§ Work instruction: What is needed is an exact retyping of the records below, from the first line through the line that contains "Metric: rollout-steps/sec (batch".
=-=-=-=-=
# ctu-vras/monoforce

Hardware: AMD Instinct MI355X
Metric: rollout-steps/sec (batch x horizon) on 256x256 terrain (higher is better)
Workload: dtype f32; 1 GPU; c3: B=1024/GPU x T=500 x N=4 contact points, 256x256 grid (res 0.05 m), one shared terrain+friction map (the same on every rank), integrator=odeint-euler (reference default), forward+backward; BASE...; rollouts_per_gpu=1024, rollouts_total=1024, horizon=500, contact_points=4, parallelism=rollout-sharded x1

## Files before the change

monoforce_amd/csrc/rollout_bwd_cp_kernel.h:

```cpp
#pragma once
#include "rollout_bwd_kernel.h"
#include "rollout_cp_common.h"
#include "stream_ring.h"
#include <type_traits>

namespace mf {
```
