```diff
-            if (tq == 15 || t == t_end) {                                                       \
-                tbs[((t - t_begin) >> 4) * 32 + lane] = cw;                                     \
-                cw = 0u;                                                                        \
-            }                                                                                   \
-              \
-              \
-            __syncwarp();                                                                       \
-            ++j; ++ep;                                                                          \
-        }
-        if (lean) {
-            x = NEG;
-            if (lane == 0 && d >= 1) up_prev = tb2_rb_ld<RBS>(rowbuf, rb_s, d - 1);
-            for (; t <= t_end && (t < t_lo || ((t - t_begin) & 15) != 0); ++t) TB2_WF_LEAN_STEP()
-        }
 #define TB2_WF_GENERAL_STEP()                                                                   \
         {                                                                                       \
             double up = __shfl_up_sync(TB2_FULL_MASK, xout, 1);                                 \
@@ -650,33 +661,58 @@
             __syncwarp();                                                                       \
             ++j; ++ep;                                                                          \
         }
-        if (lean && t + 15 <= t_hi) {
-            double z = tb2_wf_z<MODE, WIN>(ep, j, mu, sd, inv_sd, lo, hi, maskval, nullptr, zs, mhz);
-            unsigned rd_a = lane == 0 ? rb_s + 8u * (unsigned)(j + d) : ring_s + 8u * (unsigned)(lane - 2);
-            unsigned wr_a = is_tail ? rb_s + 8u * (unsigned)j : ring_s + 8u * (unsigned)lane;
-            const unsigned rd_inc = lane == 0 ? 128u : 0u, wr_inc = is_tail ? 128u : 0u;
+        if (lean) {
+            const int a_hi = row_ok ? W : 0;
+            const int ld_hi = min(hi, a_hi);
+            const int julo = d >= 1 ? 1 : 0, jllo = 1 - julo;
+            x = NEG; xout = NEG;
+            if (lane == 0 && d >= 1) up_prev = tb2_rb_ld<RBS>(rowbuf, rb_s, d - 1);
+            double ev = 0.0;
+            if (tb2_wf_range_bits(j, lo, ld_hi) & 1u) ev = __ldg(ep);
+            double z = tb2_wf_z_of<MODE, WIN>(ev, j, mu, sd, inv_sd, lo, hi, maskval, zs, mhz);
             const unsigned l0flag = lane == 0;
-            uint32_t *tbp = tbs + ((t - t_begin) >> 4) * 32 + lane;
-            for (; t + 15 <= t_hi; t += 16) {
-                TB2_WF_FAST_STEP(0) TB2_WF_FAST_STEP(1) TB2_WF_FAST_STEP(2) TB2_WF_FAST_STEP(3)
-                TB2_WF_FAST_STEP(4) TB2_WF_FAST_STEP(5) TB2_WF_FAST_STEP(6) TB2_WF_FAST_STEP(7)
-                TB2_WF_FAST_STEP(8) TB2_WF_FAST_STEP(9) TB2_WF_FAST_STEP(10) TB2_WF_FAST_STEP(11)
-                TB2_WF_FAST_STEP(12) TB2_WF_FAST_STEP(13) TB2_WF_FAST_STEP(14) TB2_WF_FAST_STEP(15)
-                *tbp = cw;
+            while (t <= t_end) {
+                if (t >= t_lo && t + 15 <= t_hi) {
+                    z = tb2_wf_z<MODE, WIN>(ep, j, mu, sd, inv_sd, lo, hi, maskval, nullptr, zs, mhz);
+                    unsigned rd_a = lane == 0 ? rb_s + 8u * (unsigned)(j + d) : ring_s + 8u * (unsigned)(lane - 2);
+                    unsigned wr_a = is_tail ? rb_s + 8u * (unsigned)j : ring_s + 8u * (unsigned)lane;
+                    const unsigned rd_inc = lane == 0 ? 128u : 0u, wr_inc = is_tail ? 128u : 0u;
+                    uint32_t *tbp = tbs + ((t - t_begin) >> 4) * 32 + lane;
+                    for (; t + 15 <= t_hi; t += 16) {
+                        TB2_WF_FAST_STEP(0) TB2_WF_FAST_STEP(1) TB2_WF_FAST_STEP(2) TB2_WF_FAST_STEP(3)
+                        TB2_WF_FAST_STEP(4) TB2_WF_FAST_STEP(5) TB2_WF_FAST_STEP(6) TB2_WF_FAST_STEP(7)
+                        TB2_WF_FAST_STEP(8) TB2_WF_FAST_STEP(9) TB2_WF_FAST_STEP(10) TB2_WF_FAST_STEP(11)
+                        TB2_WF_FAST_STEP(12) TB2_WF_FAST_STEP(13) TB2_WF_FAST_STEP(14) TB2_WF_FAST_STEP(15)
+                        *tbp = cw;
+                        cw = 0u;
+                        tbp += 32;
+                        rd_a += rd_inc; wr_a += wr_inc;
+                        j += 16; ep += 16;
+                        TB2_WF_CNT(MODE == TB2_MODE_MASKED ? 3 : 1);
+                    }
+                    continue;
+                }
+                const uint32_t m_act = tb2_wf_range_bits(j, 0, a_hi);
+                const uint32_t m_ld = tb2_wf_range_bits(j, lo, ld_hi);
+                const uint32_t m_u = tb2_wf_range_bits(j, julo, W - d);
+                const uint32_t m_ul = tb2_wf_range_bits(j, jllo, W - d + 1);
+                const uint32_t m_st = is_tail ? m_act : 0xffffffffu;
+                const unsigned rd_a = lane == 0 ? rb_s + 8u * (unsigned)min(j + d, W)
+                                                : ring_s + 8u * (unsigned)(lane - 2);
+                const unsigned wr_a = is_tail ? rb_s + 8u * (unsigned)j : ring_s + 8u * (unsigned)lane;
+                TB2_WF_EDGE_STEP(0) TB2_WF_EDGE_STEP(1) TB2_WF_EDGE_STEP(2) TB2_WF_EDGE_STEP(3)
+                TB2_WF_EDGE_STEP(4) TB2_WF_EDGE_STEP(5) TB2_WF_EDGE_STEP(6) TB2_WF_EDGE_STEP(7)
+                TB2_WF_EDGE_STEP(8) TB2_WF_EDGE_STEP(9) TB2_WF_EDGE_STEP(10) TB2_WF_EDGE_STEP(11)
+                TB2_WF_EDGE_STEP(12) TB2_WF_EDGE_STEP(13) TB2_WF_EDGE_STEP(14) TB2_WF_EDGE_STEP(15)
+                tbs[((t - t_begin) >> 4) * 32 + lane] = cw & ((m_act & 0xffffu) * 0x10001u);
                 cw = 0u;
-                tbp += 32;
-                rd_a += rd_inc; wr_a += wr_inc;
-                j += 16; ep += 16;
-            }
-            cw = 0u;
-        }
-        if (lean) {
-            for (; t <= t_end; ++t) TB2_WF_LEAN_STEP()
+                t += 16; j += 16; ep += 16;
+                TB2_WF_CNT(MODE == TB2_MODE_MASKED ? 2 : 0);
+            }
         } else {
             for (; t <= t_end; ++t) TB2_WF_GENERAL_STEP()
         }
 #undef TB2_WF_GENERAL_STEP
-#undef TB2_WF_LEAN_STEP
         tbs += (((t_end - t_begin) >> 4) + 1) * 32;
         __syncwarp();
     }
@@ -690,6 +726,9 @@
     return TB2_OK;
 }
 #undef TB2_WF_FAST_STEP
+#undef TB2_WF_EDGE_STEP
+#undef TB2_WF_PLDG
+#undef TB2_WF_PST
 
 __device__ int tb2_wavefront_rows(const PassCtx &pc, const DpConsts &c, int mode, int r_end,
                                   double *rowbuf, uint32_t *tbw, int *argmax_out)
```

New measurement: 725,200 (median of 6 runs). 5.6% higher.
=-=-=-=-=
§ Task solution:
# ctu-vras/monoforce

Hardware: AMD Instinct MI355X
Metric: rollout-steps/sec (batch x horizon) on 256x256 terrain (higher is better)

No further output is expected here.